Forestry administrator and consultant

This biography, written by Michael Roche, was first published in the Dictionary of New Zealand Biography in 1998.

Leon MacIntosh Ellis was born on 17 July 1887 in Meaford, Ontario, Canada, to Mary A. MacIntosh and her husband, James A. Ellis, an architect. He attended school in Toronto, then graduated BSc with honours in forestry from the University of Toronto in 1911. From 1910 to 1915 he was an assistant superintendent and assistant forester for the Canadian Pacific Railway. He served in France with the Calgary Rifles and Canadian forestry corps in 1916–17, rising to the rank of acting captain. The forestry corps was responsible for supplying timber for military purposes. After his war service he worked for the Board of Agriculture for Scotland and the Forestry Commission in Scotland.

In 1919 Ellis was interviewed for the position of director of forests in New Zealand's newly created Forestry Department. With characteristic forthrightness he described his professional achievements as demonstrating 'creative ability, initiative, leadership and clean aggressiveness'. Accepting the £1,000 per annum position, he arrived in New Zealand in 1920. Before leaving he had married Ima Adele Dunn in Seattle, Washington, USA, on 20 February; they were to have two daughters and a son.

Ellis's immediate task was to provide professional expertise in forestry. He quickly prepared a report notable for its scope, incisiveness and bold recommendations; he described it as a practical policy designed for New Zealand needs. A comprehensive Forests Act (1921–22) and a new State Forest Service followed. This was achieved despite public service resistance to the creation of new government departments and the employment of specialists. Ellis, however, was on contract, making his position probably unique among senior public servants in New Zealand; this was a safeguard in case the experiment of setting up an autonomous forestry department failed. E. Phillips Turner, secretary of forestry, had responsibility for administrative matters and issued instructions in the director's name. Ellis was thus in charge of the department, but did not have a free hand.

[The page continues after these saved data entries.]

__device__ __forceinline__ int table_slot(int* keys, int id) {
    unsigned h = ((unsigned)id * 2654435769u) >> (32 - kLogSlots);
    for (int probe = 0; probe < kSlots; ++probe) {
        int k = __hip_atomic_load(&keys[h], __ATOMIC_RELAXED, __HIP_MEMORY_SCOPE_WORKGROUP);
        if (k == id) return (int)h;
        if (k == -1) {
            int old = atomicCAS(&keys[h], -1, id);
            if (old == -1 || old == id) return (int)h;
        }
        h = (h + 1) & (kSlots - 1);
    }
    return -1;
}

// ... 466 lines not shown
        if (a) atomicAdd(&prob_sum[(size_t)b * C + threadIdx.x], a);
    }
    for (int i = threadIdx.x; i < kSlots * C; i += kThreads) {
        const unsigned n = t_hist[i];
        if (n) {
            const int s = i / C;
            const size_t g = (size_t)t_keys[s] * C + (i - s * C);
            atomicAdd(&ghist[g], n);
            atomicAdd(&gsum[g], t_sum[i]);
        }
    }
}

__global__ __launch_bounds__(kThreads) void k_region_finalize_weighted(const mas_u64* __restrict__ class_sum,
                                                                        const unsigned* __restrict__ hist, long long n_regions,
                                                                        int C, const unsigned* __restrict__ w31, int ban_class,
                                                                        float* __restrict__ score, int* __restrict__ dominant,
                                                                        unsigned* __restrict__ count,
                                                                        long long* __restrict__ hist_i64) {
    extern __shared__ __attribute__((aligned(16))) unsigned char smem[];
    const int CP = C | 1;
    mas_u64* s_sum = reinterpret_cast<mas_u64*>(smem);
    unsigned* s_hist = reinterpret_cast<unsigned*>(s_sum + (size_t)kThreads * CP);
    const long long r0 = (long long)blockIdx.x * kThreads;
    const long long rows = (n_regions - r0) < kThreads ? (n_regions - r0) : kThreads;
    const long long words = rows * C;
    for (long long i = threadIdx.x; i < words; i += kThreads) {
        const int row = (int)(i / C), col = (int)(i - (long long)row * C);
        const unsigned hv = hist[r0 * C + i];
        s_sum[row * CP + col] = class_sum[r0 * C + i];
        s_hist[row * CP + col] = hv;
        if (hist_i64) hist_i64[r0 * C + i] = (long long)hv;
    }
    __syncthreads();
    if ((long long)threadIdx.x >= rows) return;
    const long long r = r0 + threadIdx.x;
    const unsigned* h = s_hist + threadIdx.x * CP;
    const mas_u64* cs = s_sum + threadIdx.x * CP;
    unsigned long long n = 0;
    unsigned best = 0;
    int arg = 0;
    uint64_t hi = 0, lo = 0;
    for (int c = 0; c < C; ++c) {
        const unsigned v = h[c];
        n += v;
        if (v > best) { best = v; arg = c; }
        if (v) mas_mac_u64_u32((uint64_t)cs[c], w31[c], &hi, &lo);
    }
    float sc = 0.0f;
    if (n) sc = mas_fixed_mean(mas_shr31_u128(hi, lo), n, MAS_SCORE_FRAC);
    if (ban_class >= 0 && arg == ban_class) sc = 0.0f;
    score[r] = sc;
    if (dominant) dominant[r] = arg;
    if (count) count[r] = (unsigned)n;
}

He set out to persuade politicians and public alike that forestry was more than just tree planting. In his view, it also involved the sustained management of indigenous forests and should recognise recreation as a legitimate forest use. He introduced tenders for cutting standing forest – a move bitterly opposed by Joseph Butler on behalf of the sawmillers. He also commenced a forest inventory and instituted scientific investigations into forest growth-rates and regeneration, travelling widely throughout New Zealand to oversee the work. The national inventory of forest resources (1921–23) convinced Ellis that state plantation of exotic forests had a large role to play in providing wood to meet future timber demands; this would also gain time for the intricacies of indigenous forest regeneration to be understood.

In 1925 he announced a visionary plan for a 300,000-acre planting programme, amounting to a 10-fold annual increase in planting rates, to be accomplished within a decade in order to secure long-term timber supplies. This bold move ran counter to conventional wisdom about the cost of large-scale plantation forestry. Over time Ellis's view of the potential for plantations expanded, until in 1927 he expressed the hope of planting five million acres. His enthusiasm had been further whetted when a visiting British expert pointed out the potential of the plantations for supporting a pulp and paper industry.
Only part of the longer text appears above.